--- Task material Enclosed Below ---

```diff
@@ -616,7 +707,11 @@
             continue;
         }
         bool ok = false;
-        if (active) ok = core.stage1(ApmKeyList::kid(cur, KBITS), s, SAMPLED ? wk : win, load_win);
+        if constexpr (LAT) {
+            if (active) ok = core.stage1_partner_ahead(ApmKeyList::kid(cur, KBITS), (int64_t)s, win);
+        } else {
+            if (active) ok = core.stage1(ApmKeyList::kid(cur, KBITS), s, SAMPLED ? wk : win, load_win);
+        }
 #ifdef APM_MEASURE
         if (APM_SKIP(a, 16)) ok = false;
 #endif
@@ -652,6 +747,15 @@
     }
 }
 
+#ifdef APM_VERIFY_LAT_UNIT
+__global__ __launch_bounds__(256, 4) void apm_verify_lat_kernel(ApmVerifyArgs a) {
+    extern __shared__ __attribute__((aligned(16))) uint8_t smem[];
+    apm_verify_body<1, 256, false, false, true>(a, nullptr, smem);
+}
+const void *apm_verify_lat_fn() { return (const void *)apm_verify_lat_kernel; }
+#else
+const void *apm_verify_lat_fn();
+
 template <int BAND, int THREADS, bool SAMPLED>
 __global__ __launch_bounds__(THREADS, (BAND == 1 && THREADS == 256 && !SAMPLED) ? 6 : 4) void apm_verify_kernel(ApmVerifyArgs a) {
     extern __shared__ __attribute__((aligned(16))) uint8_t smem[];
@@ -660,6 +764,7 @@
 
 static size_t apm_verify_lds_bytes_t(const ApmVerifyArgs &a, int threads) {
     return (size_t)a.image_len + (size_t)((a.n_pats + 3) & ~3) * 4 + (size_t)(threads / 64) * ((size_t)apm_verify_scap(a.band) * 8 + 128 * 4) +
+           (a.lat ? (size_t)(threads / 64) * 64 * APM_VERIFY_PT_BYTES : 0) +
            16;
 }
 
@@ -681,10 +786,16 @@
         return stride == 8 ? (const void *)apm_verify_kernel<BAND, 256, true> : (const void *)apm_verify_kernel<BAND, 256, false>;
     }
 };
-static const void *apm_verify_fn(int band, int threads, int stride) { return apm_band_fn(band, ApmVerifyFamily{threads, stride}); }
+static const void *apm_verify_fn(int band, int threads, int stride, bool lat) {
+    if (lat) return (band == 1 && threads == 256 && stride == 1) ? apm_verify_lat_fn() : nullptr;
+    return apm_band_fn(band, ApmVerifyFamily{threads, stride});
+}
 
 int apm_verify_geometry(const ApmVerifyArgs &a, int *threads) {
-    const int blocks = apm_best_geometry([&](int t) { return apm_verify_fn(a.band, t, a.stride); }, 256, 512, 256,
+    if (a.lat && apm_verify_lds_bytes_t(a, 256) > 48 * 1024) { *threads = 0; return 0; }
+    if (a.lat) return apm_best_geometry([&](int t) { return apm_verify_fn(a.band, t, a.stride, true); }, 256, 256, 256,
+                                        [&](int t) { return apm_verify_lds_bytes_t(a, t); }, 8, 0, threads);
+    const int blocks = apm_best_geometry([&](int t) { return apm_verify_fn(a.band, t, a.stride, false); }, 256, 512, 256,
                                          [&](int t) { return apm_verify_lds_bytes_t(a, t); }, 8, 0, threads);
     if (blocks) return blocks;
     *threads = 256;
@@ -693,8 +804,8 @@
 
 hipError_t apm_launch_verify(const ApmVerifyArgs &a, int threads, int max_blocks, int *work_epoch, hipStream_t s) {
     if (a.n_pats <= 0) return hipSuccess;
-    const void *fn = apm_verify_fn(a.band, threads, a.stride);
-    if (!fn) return hipErrorInvalidValue;
+    const void *fn = apm_verify_fn(a.band, threads, a.stride, a.lat != 0);
+    if (!fn || (a.lat && !a.clist)) return hipErrorInvalidValue;
     ApmVerifyArgs args = a;
     args.n_blocks = max_blocks < 1 ? 1 : max_blocks;
 #ifdef APM_MEASURE
@@ -765,3 +876,4 @@
     if (e == hipSuccess) ++*work_epoch;
     return e;
 }
+#endif
diff --git a/inf560-approximate-pattern-matching_amd/csrc/apm_verify_lat.hip b/inf560-approximate-pattern-matching_amd/csrc/apm_verify_lat.hip
--- /dev/null
+++ b/inf560-approximate-pattern-matching_amd/csrc/apm_verify_lat.hip
@@ -0,0 +1,2 @@
+#define APM_VERIFY_LAT_UNIT
+#include "apm_verify.hip"
```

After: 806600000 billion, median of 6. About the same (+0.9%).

--- End of Enclosed Task material ---

Task to complete —
Word for word, copy out all the data given above.

Expected answer —
```diff
@@ -616,7 +707,11 @@
             continue;
         }
         bool ok = false;
-        if (active) ok = core.stage1(ApmKeyList::kid(cur, KBITS), s, SAMPLED ? wk : win, load_win);
+        if constexpr (LAT) {
+            if (active) ok = core.stage1_partner_ahead(ApmKeyList::kid(cur, KBITS), (int64_t)s, win);
+        } else {
+            if (active) ok = core.stage1(ApmKeyList::kid(cur, KBITS), s, SAMPLED ? wk : win, load_win);
+        }
 #ifdef APM_MEASURE
         if (APM_SKIP(a, 16)) ok = false;
 #endif
@@ -652,6 +747,15 @@
     }
 }
 
+#ifdef APM_VERIFY_LAT_UNIT
+__global__ __launch_bounds__(256, 4) void apm_verify_lat_kernel(ApmVerifyArgs a) {
+    extern __shared__ __attribute__((aligned(16))) uint8_t smem[];
+    apm_verify_body<1, 256, false, false, true>(a, nullptr, smem);
+}
+const void *apm_verify_lat_fn() { return (const void *)apm_verify_lat_kernel; }
+#else
+const void *apm_verify_lat_fn();
+
 template <int BAND, int THREADS, bool SAMPLED>
 __global__ __launch_bounds__(THREADS, (BAND == 1 && THREADS == 256 && !SAMPLED) ? 6 : 4) void apm_verify_kernel(ApmVerifyArgs a) {
     extern __shared__ __attribute__((aligned(16))) uint8_t smem[];
@@ -660,6 +764,7 @@
 
 static size_t apm_verify_lds_bytes_t(const ApmVerifyArgs &a, int threads) {
     return (size_t)a.image_len + (size_t)((a.n_pats + 3) & ~3) * 4 + (size_t)(threads / 64) * ((size_t)apm_verify_scap(a.band) * 8 + 128 * 4) +
+           (a.lat ? (size_t)(threads / 64) * 64 * APM_VERIFY_PT_BYTES : 0) +
            16;
 }
 
@@ -681,10 +786,16 @@
         return stride == 8 ? (const void *)apm_verify_kernel<BAND, 256, true> : (const void *)apm_verify_kernel<BAND, 256, false>;
     }
 };
-static const void *apm_verify_fn(int band, int threads, int stride) { return apm_band_fn(band, ApmVerifyFamily{threads, stride}); }
+static const void *apm_verify_fn(int band, int threads, int stride, bool lat) {
+    if (lat) return (band == 1 && threads == 256 && stride == 1) ? apm_verify_lat_fn() : nullptr;
+    return apm_band_fn(band, ApmVerifyFamily{threads, stride});
+}
 
 int apm_verify_geometry(const ApmVerifyArgs &a, int *threads) {
-    const int blocks = apm_best_geometry([&](int t) { return apm_verify_fn(a.band, t, a.stride); }, 256, 512, 256,
+    if (a.lat && apm_verify_lds_bytes_t(a, 256) > 48 * 1024) { *threads = 0; return 0; }
+    if (a.lat) return apm_best_geometry([&](int t) { return apm_verify_fn(a.band, t, a.stride, true); }, 256, 256, 256,
+                                        [&](int t) { return apm_verify_lds_bytes_t(a, t); }, 8, 0, threads);
+    const int blocks = apm_best_geometry([&](int t) { return apm_verify_fn(a.band, t, a.stride, false); }, 256, 512, 256,
                                          [&](int t) { return apm_verify_lds_bytes_t(a, t); }, 8, 0, threads);
     if (blocks) return blocks;
     *threads = 256;
@@ -693,8 +804,8 @@
 
 hipError_t apm_launch_verify(const ApmVerifyArgs &a, int threads, int max_blocks, int *work_epoch, hipStream_t s) {
     if (a.n_pats <= 0) return hipSuccess;
-    const void *fn = apm_verify_fn(a.band, threads, a.stride);
-    if (!fn) return hipErrorInvalidValue;
+    const void *fn = apm_verify_fn(a.band, threads, a.stride, a.lat != 0);
+    if (!fn || (a.lat && !a.clist)) return hipErrorInvalidValue;
     ApmVerifyArgs args = a;
     args.n_blocks = max_blocks < 1 ? 1 : max_blocks;
 #ifdef APM_MEASURE
@@ -765,3 +876,4 @@
     if (e == hipSuccess) ++*work_epoch;
     return e;
 }
+#endif
diff --git a/inf560-approximate-pattern-matching_amd/csrc/apm_verify_lat.hip b/inf560-approximate-pattern-matching_amd/csrc/apm_verify_lat.hip
--- /dev/null
+++ b/inf560-approximate-pattern-matching_amd/csrc/apm_verify_lat.hip
@@ -0,0 +1,2 @@
+#define APM_VERIFY_LAT_UNIT
+#include "apm_verify.hip"
```

After: 806600000 billion, median of 6. About the same (+0.9%).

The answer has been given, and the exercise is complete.